Median: Middle Value, Midpoint in a Range of Values

August 25, 2024 3 min read Mathematics Statistics Statistics Data Analysis Descriptive Statistics Central Tendency Median

The median is a statistical measure that represents the middle value in a range of values, offering a robust representation of a data set by reducing the impact of outliers.

On this page

The median is a statistical measure that identifies the middle value in a data set where half the numbers are above and half are below. Unlike the mean, the median does not get affected by extreme values or outliers, making it a reliable measure of central tendency.

Types of Data Sets§

Odd Number of Observations§

When the data set contains an odd number of observations, the median is simply the middle number:

\text{Median} = X\left(\frac{n+1}{2}\right)

where

n

is the number of observations.

Even Number of Observations§

For an even number of observations, the median is the average of the two middle numbers:

\text{Median} = \frac{X\left(\frac{n}{2}\right) + X\left(\frac{n}{2} + 1\right)}{2}

Special Considerations§

Robustness to Outliers§

The median is less sensitive to outliers compared to the mean. This makes it particularly useful in skewed distributions or when there are anomalous values.

Applicability§

The median is widely used in various fields, such as economics, finance, and medicine, to provide a measure of central tendency without the influence of long tails or outliers.

Examples§

Example with Odd Number of Observations§

Consider the data set: $[3, 1, 4, 1, 5, 9, 2]$

Ordered Data Set: $[1, 1, 2, 3, 4, 5, 9]$
Median: $3$

Example with Even Number of Observations§

Consider the data set: $[3, 1, 4, 1, 5, 9, 2, 6]$

Ordered Data Set: $[1, 1, 2, 3, 4, 5, 6, 9]$
Median: $\frac{3 + 4}{2} = 3.5$

Historical Context§

The concept of the median as a measure of central tendency dates back to the 13th century but was formalized in the mathematical sense in the 19th century by Francis Galton.

Mean§

The mean is the arithmetic average of a data set, which can be skewed by extreme values:

\text{Mean} = \frac{\sum X_i}{n}

Mode§

The mode is the most frequently occurring value in a data set, useful in categorical data analysis.

FAQs§

Why is the median preferred over the mean in certain situations?

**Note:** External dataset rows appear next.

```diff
-                    (const uint32_t *)nullptr, k1 + ((size_t)g0 << c1) * cap1, v1 + ((size_t)g0 << c1) * cap1, nq,
-                    ntiles, 64 - c1, (1u << c1) - 1u, cur1 + ((size_t)g0 << c1), cap1, ovf, qr_empty_key(r),
-                    (const uint32_t *)nullptr, 0u, key_chunk, key_chunk_stride, key_band_stride, two ? no_pool : pool);
+                    (const uint16_t *)nullptr, k1 + in0 * cap1, v1 + in0 * cap1, nq, ntiles, 64 - c1, (1u << c1) - 1u,
+                    cur1 + in0, cap1, ovf, qr_empty_key(r), (const uint32_t *)nullptr, 0u, key_chunk, key_chunk_stride,
+                    key_band_stride, c1, nslabs, slab_shift, two ? no_pool : pool);
     if (two)
-      QR_PART_SCATTER(true, dim3((unsigned)ceil_div64(cap1, PS_TILE), nb << c1), dim3(SORT_THREADS), 0, s,
-                      (const uint64_t *)tmp_keys + ((size_t)g0 << c1) * cap1,
-                      (const uint32_t *)tmp_ids + ((size_t)g0 << c1) * cap1, part_keys + ((size_t)g0 << T) * cap2,
-                      part_ids + ((size_t)g0 << T) * cap2, (int64_t)0, 0, 64 - T, lowmask, cur2 + ((size_t)g0 << T),
-                      cap2, ovf, qr_empty_key(r), (const uint32_t *)cur1 + ((size_t)g0 << c1), cap1, (int64_t)0,
-                      (int64_t)0, (int64_t)0, pool);
+      QR_PART_SCATTER(true, dim3((unsigned)ceil_div64(cap1, PS_TILE), (nb * nslabs) << c1), dim3(SORT_THREADS), 0, s,
+                      (const uint64_t *)tmp_keys + in0 * cap1, (const uint16_t *)tmp_tails + in0 * cap1,
+                      part_keys + ((size_t)g0 << T) * cap2, part_tails + ((size_t)g0 << T) * cap2, (int64_t)0, 0, 64 - T,
+                      lowmask, cur2 + ((size_t)g0 << T), cap2, ovf, qr_empty_key(r), (const uint32_t *)cur1 + in0, cap1,
+                      (int64_t)0, (int64_t)0, (int64_t)0, c1, nslabs, slab_shift, pool);
     if (gi == 0 && b > per) aux = qr_aux_fork(st);
     const uint32_t slot0 = (uint32_t)((size_t)g0 << T);
     const uint64_t *gkeys = part_keys + (size_t)slot0 * cap2;
-    const uint32_t *gids = part_ids + (size_t)slot0 * cap2, *gcounts = cur2 + slot0;
+    const uint16_t *gids = part_tails + (size_t)slot0 * cap2;
+    const uint32_t *gcounts = cur2 + slot0;
     if (small_parts && T >= 12)
       QR_LAUNCH("bucket_emit", bucket_finish_packed_kernel, dim3(nparts, nb), dim3(FIN_PK_THREADS), 0, s, gkeys, gids, nparts,
-                total_overflow_out, ovf, pairs_out, capacity, gcounts, cap2, biglist, nbig, big_max, slot0);
+                64 - T, total_overflow_out, ovf, pairs_out, capacity, gcounts, cap2, biglist, nbig, big_max, slot0);
     else if (small_parts)
       QR_LAUNCH("bucket_emit", (bucket_finish_kernel<FIN_SMALL_THREADS, FIN_SMALL_CAP>), dim3(nparts, nb),
-                dim3(FIN_SMALL_THREADS), 0, s, gkeys, gids, nparts, ekx, total_overflow_out, ovf, pairs_out, capacity, gcounts,
+                dim3(FIN_SMALL_THREADS), 0, s, gkeys, gids, nparts, 64 - T, total_overflow_out, ovf, pairs_out, capacity, gcounts,
                 cap2, biglist, nbig, big_max, slot0);
     else
-      QR_LAUNCH("bucket_emit", (bucket_finish_kernel<>), dim3(nparts, nb), dim3(FIN_THREADS), 0, s, gkeys, gids, nparts, ekx,
+      QR_LAUNCH("bucket_emit", (bucket_finish_kernel<>), dim3(nparts, nb), dim3(FIN_THREADS), 0, s, gkeys, gids, nparts, 64 - T,
                 total_overflow_out, ovf, pairs_out, capacity, gcounts, cap2, biglist, nbig, big_max, slot0);
     QR_LAUNCH("bucket_emit_big", bucket_big_gather_kernel, dim3(64), dim3(256), 0, s, (const uint64_t *)biglist,
-              (const unsigned long long *)nbig, big_max, desc, (const uint64_t *)part_keys, (const uint32_t *)part_ids,
+              (const unsigned long long *)nbig, big_max, desc, (const uint64_t *)part_keys, (const uint16_t *)part_tails,
               (const uint32_t *)cur2, cap2, pool, g_big_limit, ovf);
     QR_LAUNCH("bucket_emit_big", bucket_finish_big_kernel, dim3(FIN_BIG_GRID), dim3(FIN_THREADS), 0, s,
-              (const uint64_t *)part_keys, (const uint32_t *)part_ids, (const uint64_t *)pool.keys,
-              (const uint32_t *)pool.vals, ekx, (const BigDesc *)desc, (const unsigned long long *)nbig, big_max,
+              (const uint64_t *)part_keys, (const uint16_t *)part_tails, (const uint64_t *)pool.keys,
+              (const uint16_t *)pool.vals, 64 - T, (const BigDesc *)desc, (const unsigned long long *)nbig, big_max,
               total_overflow_out, pairs_out, capacity);
   }
   if (aux && qr_aux_join(st) != QRLSH_OK) return QRLSH_EHIP;
```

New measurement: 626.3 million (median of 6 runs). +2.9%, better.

The median is preferred when the data set contains outliers or is skewed because it better represents the central tendency without being influenced by extremes.

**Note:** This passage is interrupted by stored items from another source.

# jbrea/BayesianOptimization.jl

Measured on AMD Instinct MI355X. Metric: acquisition-candidates/sec (N=3000,d=8), higher is better.
Workload: dtype f64

## Files before the change

bayesianoptimization.jl_amd/csrc/bohip.hip:

```cpp
#include "../../include/bohip.h"
#include "../../include/bohip_paths.h"
#include "../../include/bohip_fit.h"
#include "../../include/bohip_qei.h"
#include "../../include/bohip_acq.h"
#include "kernels_linalg.hip"
#include "kernels_chol.hip"
#include "kernels_exec.hip"
#include "kernels_score.hip"
#include "kernels_batch.hip"
#include "kernels_sample.hip"
#include "kernels_qei.hip"
#include "kernels_path.hip"
#include "kernels_ascent.hip"
#include "kernels_fit.hip"
#include "kernels_small.hip"
#include "direct_l.h"

#include <algorithm>
#include <atomic>
#include <chrono>
#include <cerrno>
#include <cmath>
#include <cstdio>
#include <cstring>
// ... 36 lines not shown
struct bohip_gp {
    int device = 0, d = 0, kern = 0;
    int64_t n = 0, cap = 0, ld = 0;
    double *dX = nullptr, *dy = nullptr, *dL = nullptr, *dW = nullptr, *dWT = nullptr, *dS = nullptr;
    double *dalpha = nullptr, *dr = nullptr, *dt = nullptr, *dmll = nullptr;
    double* dApp = nullptr;
    int* dinfo = nullptr;
    unsigned* dchol_flags = nullptr;
    double* dchol_idl = nullptr;
    std::vector<double> hX, hy;
    double loglen[DMAX], logsig = 0.0, lognoise = -2.0, beta = 0.0;
    bool stale = true;
    int64_t n_factored = 0;
    hipStream_t stream = nullptr, own_stream = nullptr;
    hipStream_t side_stream = nullptr;
    hipEvent_t ev_panels = nullptr, ev_bulk = nullptr;
    hipStream_t col_stream = nullptr;
    hipEvent_t ev_inv = nullptr;
    hipEvent_t ev_gate = nullptr;
    ExTask* dex_tasks = nullptr;
    size_t ex_cap = 0;
    bool ex_bulk4_ok = false;
    int ex_T = 0, ex_nsf = 0, ex_inv_g = -1, ex_grp_min = -1, ex_qbeg[EX_NQ + 1] = {0};
    bool w_done = false;
    double* dKsT = nullptr;
    unsigned long long* dclk = nullptr;
    int* dpieces = nullptr;
    std::vector<int> hpieces;
    int n_pieces = 0, pieces_T = -1;
    int64_t pieces_cap = 0;
    int64_t pieces_alpha = -1;
    int64_t kst_rows = 0;
    int64_t chunk_now = 0;
    int64_t score_launches = 0;
    double *dVT = nullptr, *dUT = nullptr;
    int64_t vt_rows = 0;
    double *dq = nullptr, *dmu_raw = nullptr, *dXs = nullptr, *dmu = nullptr, *dvar = nullptr, *dscore = nullptr;
    int64_t q_cap = 0, r_cap = 0, xs_cap = 0;
    Best *dblock_best = nullptr, *dbest = nullptr;
    int64_t bb_cap = 0;
    unsigned* dfz_cnt = nullptr;
    Best* dfz_best = nullptr;
    int64_t fz_cap = 0;
    bool fz_dirty = false;
    char* dpr = nullptr;
    size_t pr_bytes = 0;
    std::vector<int> hpr_pieces;
    int* pr_pieces_at = nullptr;
    unsigned* hprune_stat = nullptr;
    unsigned prune_seen = 0;
    bool prune_retry = false;
    int prune_r2_form = -1;
    int prune_skip = 0;
    double* dBV = nullptr;
    int64_t bv_rows = 0, bv_ld = 0;
    char* dbatch = nullptr;
    size_t batch_bytes = 0;
    double* dgrad = nullptr;
    double asc_ftol_abs = 0.0, asc_xtol_rel = 0.0, asc_stopval = INFINITY;
    double asc_maxtime = 0.0;
    int64_t batch_hint = 0;
    double* dsplit = nullptr;
    int64_t split_cap = 0;
    const SmallFold* asc_fold = nullptr;
    bool asc_fold_done = false;
    const unsigned* asc_go = nullptr;
    double* dgparts = nullptr;
    unsigned* dgcount = nullptr;
    double* dsm = nullptr;
    size_t sm_bytes = 0;
    unsigned* dsm_cnt = nullptr;
    int sm_cnt_T = 0;
    double* hpin = nullptr;
    double* dschur = nullptr;
    AscentState asc{};
    double* asc_block = nullptr;
    int* asc_ints = nullptr;
    double* asc_hio = nullptr;
    double* asc_dio = nullptr;
    size_t asc_io_cap = 0;
    int* asc_hints = nullptr;
    double* asc_bounds = nullptr;
    Best* asc_best = nullptr;
    int64_t asc_cap = 0;
    int64_t grad_cap = 0;
    Best* dthompson = nullptr;
    double* ddmll_parts = nullptr;
    double* fit_ws = nullptr;
    char* fit_io = nullptr;
    size_t fit_ws_bytes = 0, fit_io_bytes = 0;
    double *dVV = nullptr, *dcov = nullptr;
    int64_t cov_cap = 0;
    double *sjL = nullptr, *sjS = nullptr, *sjW = nullptr, *sjWT = nullptr, *sjF = nullptr, *sj_scal = nullptr;
    int* sj_info = nullptr;
    Best* sj_part = nullptr;
    int64_t sj_cap = 0;
    size_t sjF_cap = 0, sj_part_cap = 0;
    char* qei_ws = nullptr;
    size_t qei_bytes = 0;
    int64_t dmll_cap = 0;
    int64_t thompson_cap = 0;
    void* comm = nullptr;
    int comm_rank = 0, comm_n = 0;
    int64_t comm_exchanges = 0;
    Best *csend = nullptr, *crecv = nullptr, *cfinal = nullptr;
    int64_t crec_cap = 0;
// ... 122 lines not shown
    {
        const size_t Tm = (size_t)(g->ld / TILE) + 1;
        HIPCHK(hipMalloc(&g->dchol_flags, chol_flag_words((int)std::min<size_t>(Tm, CHOL_DF_TCAP)) * sizeof(unsigned)));
        HIPCHK(hipMalloc(&g->dchol_idl, Tm * CH_PANELS * 256 * 8));
    }
    HIPCHK(hipMemsetAsync(g->dL, 0, mat, g->stream));
    HIPCHK(hipMemsetAsync(g->dW, 0, mat, g->stream));
    HIPCHK(hipMemsetAsync(g->dWT, 0, mat, g->stream));
    HIPCHK(hipMemsetAsync(g->dS, 0, mat, g->stream));
    if (g->n > 0) {
        HIPCHK(hipMemcpyAsync(g->dX, g->hX.data(), (size_t)g->n * g->d * 8, hipMemcpyHostToDevice, g->stream));
        HIPCHK(hipMemcpyAsync(g->dy, g->hy.data(), (size_t)g->n * 8, hipMemcpyHostToDevice, g->stream));
    }
    g->stale = true;
    return 0;
}

static int g_bulk_pieces = 4;
static int g_sample_mfma_min = 200;
static int g_path_mfma_min = 24;
static int g_split = 1;
static int g_asc_wg_nmax = 256;
static const double g_asc_first_step = 0.1;
static int g_asc_fold = 1;
static int g_asc_lockstep = 0;
static int g_small_mfma = 1;
static int g_small_m = 0;
static int g_small_r = -1;
static int g_inv_hi_h = 16;
static int g_chol_df = 1;
static bool g_chol_df_strict = false;
static bool g_chol_df_dump = false;
static int g_chol_df_tmax = 96;
static std::atomic<int> g_chol_df_skip{0}, g_chol_df_backoff{0};
static unsigned long long g_chol_spin_ticks = CH_SPIN_TICKS_DEFAULT;
static int g_chol_exec_patience_us = 1000;
static int g_chol_exec_fill_inv = 1;
static int g_chol_exec_inv_pairs = 0;
static std::atomic<int> g_chol_inv_grp_min{28};
static std::atomic<int> g_chol_inv_g{8};
static int g_chol_nsf = 3;
static int g_chol_exec_urgent = -1;
static int g_chol_exec_second = 1;
static int g_small_zero_copy = 1;
static int g_chol_exec_nbu = 2;
static int g_chol_exec_fast = -1;
static int g_chol_exec_pairs = -1;
static int g_chol_exec_wgs = -1;
static int g_append_alpha_inc = 1;
static int g_fuse_finish = 1;
static int64_t g_chunk_rows_forced = 0;
static int g_halve_lo = -1, g_halve_hi = -1;
static int g_prune_m = -1;
static int g_ks8 = 1;
static int launch_gemm_nt(bohip_gp* g, const GemmNTParams& p, int batch = 1, hipStream_t st = nullptr, bool hi = false) {
    if (p.mt <= 0 || p.nt64 <= 0 || p.kc <= 0 || batch <= 0) return 0;
    if (hi) hipLaunchKernelGGL(k_gemm_nt_hi, dim3(p.mt * p.nt64, batch), dim3(GEMM_THREADS_8), glds3_lds_bytes<4>(), st ? st : g->stream, p);
    else hipLaunchKernelGGL(k_gemm_nt, dim3(p.mt * p.nt64, batch), dim3(GEMM_THREADS_8), glds3_lds_bytes<4>(), st ? st : g->stream, p);
    HIPCHK(hipGetLastError());
    return 0;
}

static int device_cus();
static void read_dev_knobs() {
#if BOHIP_DEV_KNOBS
    struct Knob { const char* name; int* v; int lo, hi; };
    static int chunk_rows = 0, dump = 0;
    const Knob knobs[] = {
        {"BOHIP_CHOL_DF_TMAX", &g_chol_df_tmax, 0, CHOL_DF_TCAP}, {"BOHIP_INV_HI_H", &g_inv_hi_h, 0, 1 << 20},
        {"BOHIP_CHOL_EXEC_PAIRS", &g_chol_exec_pairs, -1, 64},
        {"BOHIP_CHOL_EXEC_URGENT", &g_chol_exec_urgent, 1, 1 << 20}, {"BOHIP_CHOL_NSF", &g_chol_nsf, 1, CH_NSF_MAX},
        {"BOHIP_CHOL_EXEC_PATIENCE_US", &g_chol_exec_patience_us, 0, 1 << 30}, {"BOHIP_CHOL_EXEC_FILL_INV", &g_chol_exec_fill_inv, 0, 1},
        {"BOHIP_CHOL_EXEC_INV_PAIRS", &g_chol_exec_inv_pairs, 0, 1}, {"BOHIP_CHOL_EXEC_WGS", &g_chol_exec_wgs, 1, 1 << 20}, {"BOHIP_KS8", &g_ks8, 0, 1},
        {"BOHIP_CHOL_EXEC_FAST", &g_chol_exec_fast, -1, 1 << 20},
        {"BOHIP_CHOL_EXEC_SECOND", &g_chol_exec_second, 0, 1}, {"BOHIP_SMALL_ZERO_COPY", &g_small_zero_copy, 0, 1}, {"BOHIP_CHOL_EXEC_NBU", &g_chol_exec_nbu, 0, 16}, {"BOHIP_CHUNK_ROWS", &chunk_rows, 0, 1 << 30},
        {"BOHIP_TRIGEMM_HALVE_LO", &g_halve_lo, 0, 1 << 20}, {"BOHIP_TRIGEMM_HALVE_HI", &g_halve_hi, 0, 1 << 20}, {"BOHIP_FUSE_FINISH", &g_fuse_finish, 0, 1}, {"BOHIP_PRUNE_M", &g_prune_m, -1, 1 << 16},
        {"BOHIP_APPEND_ALPHA_INC", &g_append_alpha_inc, 0, 1}, {"BOHIP_BULK_PIECES", &g_bulk_pieces, 0, 8}, {"BOHIP_SPLIT", &g_split, 0, 1},
        {"BOHIP_SMALL_R", &g_small_r, 0, SMALL_MAX}, {"BOHIP_SMALL_M", &g_small_m, 0, 1 << 20}, {"BOHIP_CHOL_DF_DUMP", &dump, 0, 1},
    };
    for (const Knob& k : knobs)
        if (const char* e = getenv(k.name)) *k.v = std::min(k.hi, std::max(k.lo, atoi(e)));
    g_chunk_rows_forced = chunk_rows;
    g_chol_df_dump = dump != 0;
#endif
}
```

Can you find the median in categorical data?

The median is typically used for numerical data, though it can be applied to ordinal data where the values have a clear order.

References§

Galton, Francis. “Typical Laws of Heredity.” Nature (1875).
Hald, A. “Statistical Theory of Sampling.” International Statistical Review (1981).

Summary§

The median is a vital statistical tool for representing the central location of a data set. Its robustness against outliers makes it an invaluable measure in descriptive statistics. Understanding both its calculation and application is essential for accurate data analysis.